» Problem to work on: Repeat, line for line, the entries below from the first line to the line containing "const uint32_t n = *d_nsel;", counting both ends.

##### Dataset excerpts #####

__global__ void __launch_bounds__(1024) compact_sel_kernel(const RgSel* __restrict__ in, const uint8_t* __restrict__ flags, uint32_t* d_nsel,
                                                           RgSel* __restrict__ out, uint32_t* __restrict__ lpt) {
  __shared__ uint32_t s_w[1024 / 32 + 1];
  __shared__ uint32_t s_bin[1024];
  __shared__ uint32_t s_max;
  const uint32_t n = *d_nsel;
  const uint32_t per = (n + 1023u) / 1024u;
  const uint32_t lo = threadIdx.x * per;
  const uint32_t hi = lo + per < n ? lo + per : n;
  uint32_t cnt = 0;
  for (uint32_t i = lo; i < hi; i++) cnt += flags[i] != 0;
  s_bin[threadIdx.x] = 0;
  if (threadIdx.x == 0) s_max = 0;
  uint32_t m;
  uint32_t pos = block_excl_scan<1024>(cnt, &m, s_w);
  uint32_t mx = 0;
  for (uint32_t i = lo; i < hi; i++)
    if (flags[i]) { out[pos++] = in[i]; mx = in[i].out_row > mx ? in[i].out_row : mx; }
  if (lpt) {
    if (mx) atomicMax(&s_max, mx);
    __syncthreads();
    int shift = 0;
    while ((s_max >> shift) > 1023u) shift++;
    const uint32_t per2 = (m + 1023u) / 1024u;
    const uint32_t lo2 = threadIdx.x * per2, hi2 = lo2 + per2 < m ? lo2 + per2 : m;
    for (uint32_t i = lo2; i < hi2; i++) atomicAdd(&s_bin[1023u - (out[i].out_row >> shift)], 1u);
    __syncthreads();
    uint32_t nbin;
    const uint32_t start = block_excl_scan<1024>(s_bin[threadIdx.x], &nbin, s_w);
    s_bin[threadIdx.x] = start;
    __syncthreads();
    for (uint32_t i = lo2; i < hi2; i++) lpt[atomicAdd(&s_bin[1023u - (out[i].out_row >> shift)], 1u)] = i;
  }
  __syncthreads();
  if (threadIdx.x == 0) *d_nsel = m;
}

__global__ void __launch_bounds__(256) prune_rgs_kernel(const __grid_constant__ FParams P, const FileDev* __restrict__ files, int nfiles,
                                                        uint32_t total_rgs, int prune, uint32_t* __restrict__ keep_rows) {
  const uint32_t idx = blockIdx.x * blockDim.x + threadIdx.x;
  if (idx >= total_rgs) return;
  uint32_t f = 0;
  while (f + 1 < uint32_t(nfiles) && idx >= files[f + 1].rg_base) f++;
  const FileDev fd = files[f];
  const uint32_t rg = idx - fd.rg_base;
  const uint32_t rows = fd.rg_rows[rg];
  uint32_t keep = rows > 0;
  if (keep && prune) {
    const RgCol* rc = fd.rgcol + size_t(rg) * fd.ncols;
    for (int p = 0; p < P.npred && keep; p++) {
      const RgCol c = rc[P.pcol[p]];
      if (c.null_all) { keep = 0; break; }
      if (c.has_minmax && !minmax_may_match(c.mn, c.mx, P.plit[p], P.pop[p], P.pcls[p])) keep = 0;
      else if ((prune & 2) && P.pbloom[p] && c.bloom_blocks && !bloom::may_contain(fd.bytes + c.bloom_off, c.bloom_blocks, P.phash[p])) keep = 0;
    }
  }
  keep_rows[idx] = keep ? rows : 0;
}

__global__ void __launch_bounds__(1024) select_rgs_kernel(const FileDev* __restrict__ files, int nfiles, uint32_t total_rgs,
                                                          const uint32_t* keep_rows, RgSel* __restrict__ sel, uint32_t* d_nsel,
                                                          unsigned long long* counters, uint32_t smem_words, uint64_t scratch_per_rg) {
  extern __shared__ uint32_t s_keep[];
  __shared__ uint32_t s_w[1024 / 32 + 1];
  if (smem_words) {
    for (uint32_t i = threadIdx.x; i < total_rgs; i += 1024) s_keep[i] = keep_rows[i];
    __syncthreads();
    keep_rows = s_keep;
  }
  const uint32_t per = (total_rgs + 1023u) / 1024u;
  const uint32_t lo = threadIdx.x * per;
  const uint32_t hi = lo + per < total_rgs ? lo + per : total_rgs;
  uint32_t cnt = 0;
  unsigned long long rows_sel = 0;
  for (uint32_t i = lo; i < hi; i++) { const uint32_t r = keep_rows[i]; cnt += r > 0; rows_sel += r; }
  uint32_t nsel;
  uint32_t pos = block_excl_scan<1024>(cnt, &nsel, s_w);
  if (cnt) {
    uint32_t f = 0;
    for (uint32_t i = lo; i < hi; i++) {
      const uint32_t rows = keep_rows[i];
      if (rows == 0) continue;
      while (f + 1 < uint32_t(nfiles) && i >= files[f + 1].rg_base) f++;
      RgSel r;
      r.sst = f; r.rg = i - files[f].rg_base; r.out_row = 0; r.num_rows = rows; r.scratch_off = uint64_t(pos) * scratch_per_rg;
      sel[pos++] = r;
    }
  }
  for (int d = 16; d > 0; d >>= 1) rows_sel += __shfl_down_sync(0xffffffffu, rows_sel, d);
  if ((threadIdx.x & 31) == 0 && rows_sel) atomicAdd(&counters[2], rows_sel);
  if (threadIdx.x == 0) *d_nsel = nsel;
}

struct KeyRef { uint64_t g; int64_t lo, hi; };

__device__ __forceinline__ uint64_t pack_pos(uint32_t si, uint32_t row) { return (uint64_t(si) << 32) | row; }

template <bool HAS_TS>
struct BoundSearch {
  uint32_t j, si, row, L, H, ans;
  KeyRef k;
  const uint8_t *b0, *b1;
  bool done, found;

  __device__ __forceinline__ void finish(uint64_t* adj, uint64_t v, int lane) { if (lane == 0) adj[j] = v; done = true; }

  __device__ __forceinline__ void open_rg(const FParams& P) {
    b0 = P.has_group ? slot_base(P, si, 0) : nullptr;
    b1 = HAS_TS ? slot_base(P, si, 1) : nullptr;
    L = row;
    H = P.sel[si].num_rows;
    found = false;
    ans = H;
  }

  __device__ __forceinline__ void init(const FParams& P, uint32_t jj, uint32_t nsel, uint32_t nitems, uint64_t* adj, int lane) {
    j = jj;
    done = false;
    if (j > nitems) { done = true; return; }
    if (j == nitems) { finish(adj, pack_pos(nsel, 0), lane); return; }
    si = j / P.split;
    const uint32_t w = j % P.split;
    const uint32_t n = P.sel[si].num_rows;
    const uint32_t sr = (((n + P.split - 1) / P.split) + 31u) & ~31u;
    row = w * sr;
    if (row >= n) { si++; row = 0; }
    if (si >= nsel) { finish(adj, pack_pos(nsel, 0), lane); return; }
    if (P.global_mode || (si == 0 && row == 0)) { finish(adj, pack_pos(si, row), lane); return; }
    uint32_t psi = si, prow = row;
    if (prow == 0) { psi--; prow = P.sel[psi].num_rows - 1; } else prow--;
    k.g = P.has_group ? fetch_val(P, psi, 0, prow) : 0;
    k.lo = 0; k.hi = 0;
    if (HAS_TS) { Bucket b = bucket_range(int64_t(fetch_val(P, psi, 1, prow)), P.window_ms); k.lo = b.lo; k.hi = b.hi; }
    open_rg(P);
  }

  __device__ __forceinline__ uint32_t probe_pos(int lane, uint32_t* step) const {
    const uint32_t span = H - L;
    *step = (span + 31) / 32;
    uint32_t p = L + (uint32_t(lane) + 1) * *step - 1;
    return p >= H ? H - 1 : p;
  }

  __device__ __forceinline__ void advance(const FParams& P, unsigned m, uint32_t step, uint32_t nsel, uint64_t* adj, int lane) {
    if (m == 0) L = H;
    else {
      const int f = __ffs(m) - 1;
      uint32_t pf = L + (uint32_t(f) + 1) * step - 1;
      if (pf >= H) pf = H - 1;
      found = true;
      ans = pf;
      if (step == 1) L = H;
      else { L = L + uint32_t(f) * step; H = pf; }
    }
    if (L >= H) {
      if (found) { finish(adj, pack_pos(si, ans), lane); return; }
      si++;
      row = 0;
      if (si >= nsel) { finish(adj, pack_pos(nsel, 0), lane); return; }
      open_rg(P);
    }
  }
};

#####

» Solution for this task:
__global__ void __launch_bounds__(1024) compact_sel_kernel(const RgSel* __restrict__ in, const uint8_t* __restrict__ flags, uint32_t* d_nsel,
                                                           RgSel* __restrict__ out, uint32_t* __restrict__ lpt) {
  __shared__ uint32_t s_w[1024 / 32 + 1];
  __shared__ uint32_t s_bin[1024];
  __shared__ uint32_t s_max;
  const uint32_t n = *d_nsel;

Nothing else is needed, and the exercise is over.